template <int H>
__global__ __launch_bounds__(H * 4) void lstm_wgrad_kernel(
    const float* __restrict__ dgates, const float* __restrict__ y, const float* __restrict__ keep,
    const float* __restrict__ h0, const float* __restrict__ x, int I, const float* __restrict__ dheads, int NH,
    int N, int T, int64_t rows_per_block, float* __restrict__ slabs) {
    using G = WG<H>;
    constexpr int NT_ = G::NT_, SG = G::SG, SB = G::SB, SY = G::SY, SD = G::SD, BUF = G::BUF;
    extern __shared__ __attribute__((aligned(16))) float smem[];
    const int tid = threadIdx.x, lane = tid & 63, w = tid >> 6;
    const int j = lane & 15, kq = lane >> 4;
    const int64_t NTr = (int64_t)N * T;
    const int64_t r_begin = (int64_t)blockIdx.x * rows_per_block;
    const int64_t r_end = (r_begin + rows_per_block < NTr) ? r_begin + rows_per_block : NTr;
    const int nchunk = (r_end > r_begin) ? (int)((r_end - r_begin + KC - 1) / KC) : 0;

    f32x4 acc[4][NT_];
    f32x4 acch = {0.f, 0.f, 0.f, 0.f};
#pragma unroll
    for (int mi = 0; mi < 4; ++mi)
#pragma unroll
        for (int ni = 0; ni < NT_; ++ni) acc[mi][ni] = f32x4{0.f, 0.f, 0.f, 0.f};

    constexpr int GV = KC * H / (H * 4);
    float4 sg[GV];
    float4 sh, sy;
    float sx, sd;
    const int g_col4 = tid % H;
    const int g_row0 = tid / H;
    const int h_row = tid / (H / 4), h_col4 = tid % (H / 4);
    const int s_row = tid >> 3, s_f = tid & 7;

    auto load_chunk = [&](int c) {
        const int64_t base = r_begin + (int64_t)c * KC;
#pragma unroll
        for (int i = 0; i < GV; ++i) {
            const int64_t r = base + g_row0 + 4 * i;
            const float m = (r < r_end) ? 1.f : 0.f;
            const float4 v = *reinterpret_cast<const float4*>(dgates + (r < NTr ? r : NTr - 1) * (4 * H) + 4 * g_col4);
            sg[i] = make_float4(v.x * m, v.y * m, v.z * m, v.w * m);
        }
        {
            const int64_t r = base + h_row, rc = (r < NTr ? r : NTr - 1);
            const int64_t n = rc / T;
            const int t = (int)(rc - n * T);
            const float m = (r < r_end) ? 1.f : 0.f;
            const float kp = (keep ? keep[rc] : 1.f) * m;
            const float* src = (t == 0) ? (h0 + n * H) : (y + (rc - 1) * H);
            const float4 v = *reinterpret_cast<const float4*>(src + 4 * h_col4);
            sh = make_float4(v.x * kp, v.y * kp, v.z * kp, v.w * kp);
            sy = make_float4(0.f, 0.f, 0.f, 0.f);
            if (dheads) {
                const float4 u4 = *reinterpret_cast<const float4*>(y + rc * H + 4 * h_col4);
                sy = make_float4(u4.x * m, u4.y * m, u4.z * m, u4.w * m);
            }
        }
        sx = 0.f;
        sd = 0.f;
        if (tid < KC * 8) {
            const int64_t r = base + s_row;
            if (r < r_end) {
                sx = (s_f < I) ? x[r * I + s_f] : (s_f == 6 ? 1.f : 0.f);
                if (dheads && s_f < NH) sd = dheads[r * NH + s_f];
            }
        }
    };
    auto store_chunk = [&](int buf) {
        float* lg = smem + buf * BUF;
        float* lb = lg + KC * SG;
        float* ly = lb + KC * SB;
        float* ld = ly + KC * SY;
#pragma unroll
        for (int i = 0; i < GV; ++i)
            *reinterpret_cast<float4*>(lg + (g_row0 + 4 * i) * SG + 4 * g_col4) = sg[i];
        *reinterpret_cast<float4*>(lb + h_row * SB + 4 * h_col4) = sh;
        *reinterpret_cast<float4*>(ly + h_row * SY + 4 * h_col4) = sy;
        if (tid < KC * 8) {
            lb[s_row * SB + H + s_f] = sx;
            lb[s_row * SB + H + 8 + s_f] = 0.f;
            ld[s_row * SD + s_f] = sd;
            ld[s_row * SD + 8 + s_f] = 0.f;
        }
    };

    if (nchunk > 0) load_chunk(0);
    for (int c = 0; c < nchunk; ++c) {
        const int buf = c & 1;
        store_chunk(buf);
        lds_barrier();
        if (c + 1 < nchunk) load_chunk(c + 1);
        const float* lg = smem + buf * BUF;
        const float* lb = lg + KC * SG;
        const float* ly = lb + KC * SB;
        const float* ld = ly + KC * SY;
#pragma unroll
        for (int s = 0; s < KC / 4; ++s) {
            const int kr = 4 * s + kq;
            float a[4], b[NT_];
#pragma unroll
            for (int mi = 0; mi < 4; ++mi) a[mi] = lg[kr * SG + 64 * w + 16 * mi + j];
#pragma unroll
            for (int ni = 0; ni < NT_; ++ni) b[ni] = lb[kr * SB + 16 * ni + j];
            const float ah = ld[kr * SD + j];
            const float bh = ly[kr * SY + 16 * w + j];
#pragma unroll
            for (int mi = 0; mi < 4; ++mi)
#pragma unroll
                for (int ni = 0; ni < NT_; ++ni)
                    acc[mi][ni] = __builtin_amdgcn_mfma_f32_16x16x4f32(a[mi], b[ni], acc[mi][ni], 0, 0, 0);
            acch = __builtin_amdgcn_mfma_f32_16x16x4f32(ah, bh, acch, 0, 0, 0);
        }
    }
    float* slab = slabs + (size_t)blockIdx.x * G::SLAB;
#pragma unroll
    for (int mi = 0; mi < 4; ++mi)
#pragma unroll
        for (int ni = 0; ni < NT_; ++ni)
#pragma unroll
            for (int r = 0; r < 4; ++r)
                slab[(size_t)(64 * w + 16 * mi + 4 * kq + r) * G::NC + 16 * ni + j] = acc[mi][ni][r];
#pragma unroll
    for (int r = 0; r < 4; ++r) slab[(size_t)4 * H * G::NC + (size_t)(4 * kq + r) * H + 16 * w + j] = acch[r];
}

_Brief_: Give back the data exactly, with no line dropped.

_Reply_:
template <int H>
__global__ __launch_bounds__(H * 4) void lstm_wgrad_kernel(
    const float* __restrict__ dgates, const float* __restrict__ y, const float* __restrict__ keep,
    const float* __restrict__ h0, const float* __restrict__ x, int I, const float* __restrict__ dheads, int NH,
    int N, int T, int64_t rows_per_block, float* __restrict__ slabs) {
    using G = WG<H>;
    constexpr int NT_ = G::NT_, SG = G::SG, SB = G::SB, SY = G::SY, SD = G::SD, BUF = G::BUF;
    extern __shared__ __attribute__((aligned(16))) float smem[];
    const int tid = threadIdx.x, lane = tid & 63, w = tid >> 6;
    const int j = lane & 15, kq = lane >> 4;
    const int64_t NTr = (int64_t)N * T;
    const int64_t r_begin = (int64_t)blockIdx.x * rows_per_block;
    const int64_t r_end = (r_begin + rows_per_block < NTr) ? r_begin + rows_per_block : NTr;
    const int nchunk = (r_end > r_begin) ? (int)((r_end - r_begin + KC - 1) / KC) : 0;

    f32x4 acc[4][NT_];
    f32x4 acch = {0.f, 0.f, 0.f, 0.f};
#pragma unroll
    for (int mi = 0; mi < 4; ++mi)
#pragma unroll
        for (int ni = 0; ni < NT_; ++ni) acc[mi][ni] = f32x4{0.f, 0.f, 0.f, 0.f};

    constexpr int GV = KC * H / (H * 4);
    float4 sg[GV];
    float4 sh, sy;
    float sx, sd;
    const int g_col4 = tid % H;
    const int g_row0 = tid / H;
    const int h_row = tid / (H / 4), h_col4 = tid % (H / 4);
    const int s_row = tid >> 3, s_f = tid & 7;

    auto load_chunk = [&](int c) {
        const int64_t base = r_begin + (int64_t)c * KC;
#pragma unroll
        for (int i = 0; i < GV; ++i) {
            const int64_t r = base + g_row0 + 4 * i;
            const float m = (r < r_end) ? 1.f : 0.f;
            const float4 v = *reinterpret_cast<const float4*>(dgates + (r < NTr ? r : NTr - 1) * (4 * H) + 4 * g_col4);
            sg[i] = make_float4(v.x * m, v.y * m, v.z * m, v.w * m);
        }
        {
            const int64_t r = base + h_row, rc = (r < NTr ? r : NTr - 1);
            const int64_t n = rc / T;
            const int t = (int)(rc - n * T);
            const float m = (r < r_end) ? 1.f : 0.f;
            const float kp = (keep ? keep[rc] : 1.f) * m;
            const float* src = (t == 0) ? (h0 + n * H) : (y + (rc - 1) * H);
            const float4 v = *reinterpret_cast<const float4*>(src + 4 * h_col4);
            sh = make_float4(v.x * kp, v.y * kp, v.z * kp, v.w * kp);
            sy = make_float4(0.f, 0.f, 0.f, 0.f);
            if (dheads) {
                const float4 u4 = *reinterpret_cast<const float4*>(y + rc * H + 4 * h_col4);
                sy = make_float4(u4.x * m, u4.y * m, u4.z * m, u4.w * m);
            }
        }
        sx = 0.f;
        sd = 0.f;
        if (tid < KC * 8) {
            const int64_t r = base + s_row;
            if (r < r_end) {
                sx = (s_f < I) ? x[r * I + s_f] : (s_f == 6 ? 1.f : 0.f);
                if (dheads && s_f < NH) sd = dheads[r * NH + s_f];
            }
        }
    };
    auto store_chunk = [&](int buf) {
        float* lg = smem + buf * BUF;
        float* lb = lg + KC * SG;
        float* ly = lb + KC * SB;
        float* ld = ly + KC * SY;
#pragma unroll
        for (int i = 0; i < GV; ++i)
            *reinterpret_cast<float4*>(lg + (g_row0 + 4 * i) * SG + 4 * g_col4) = sg[i];
        *reinterpret_cast<float4*>(lb + h_row * SB + 4 * h_col4) = sh;
        *reinterpret_cast<float4*>(ly + h_row * SY + 4 * h_col4) = sy;
        if (tid < KC * 8) {
            lb[s_row * SB + H + s_f] = sx;
            lb[s_row * SB + H + 8 + s_f] = 0.f;
            ld[s_row * SD + s_f] = sd;
            ld[s_row * SD + 8 + s_f] = 0.f;
        }
    };

    if (nchunk > 0) load_chunk(0);
    for (int c = 0; c < nchunk; ++c) {
        const int buf = c & 1;
        store_chunk(buf);
        lds_barrier();
        if (c + 1 < nchunk) load_chunk(c + 1);
        const float* lg = smem + buf * BUF;
        const float* lb = lg + KC * SG;
        const float* ly = lb + KC * SB;
        const float* ld = ly + KC * SY;
#pragma unroll
        for (int s = 0; s < KC / 4; ++s) {
            const int kr = 4 * s + kq;
            float a[4], b[NT_];
#pragma unroll
            for (int mi = 0; mi < 4; ++mi) a[mi] = lg[kr * SG + 64 * w + 16 * mi + j];
#pragma unroll
            for (int ni = 0; ni < NT_; ++ni) b[ni] = lb[kr * SB + 16 * ni + j];
            const float ah = ld[kr * SD + j];
            const float bh = ly[kr * SY + 16 * w + j];
#pragma unroll
            for (int mi = 0; mi < 4; ++mi)
#pragma unroll
                for (int ni = 0; ni < NT_; ++ni)
                    acc[mi][ni] = __builtin_amdgcn_mfma_f32_16x16x4f32(a[mi], b[ni], acc[mi][ni], 0, 0, 0);
            acch = __builtin_amdgcn_mfma_f32_16x16x4f32(ah, bh, acch, 0, 0, 0);
        }
    }
    float* slab = slabs + (size_t)blockIdx.x * G::SLAB;
#pragma unroll
    for (int mi = 0; mi < 4; ++mi)
#pragma unroll
        for (int ni = 0; ni < NT_; ++ni)
#pragma unroll
            for (int r = 0; r < 4; ++r)
                slab[(size_t)(64 * w + 16 * mi + 4 * kq + r) * G::NC + 16 * ni + j] = acc[mi][ni][r];
#pragma unroll
    for (int r = 0; r < 4; ++r) slab[(size_t)4 * H * G::NC + (size_t)(4 * kq + r) * H + 16 * w + j] = acch[r];
}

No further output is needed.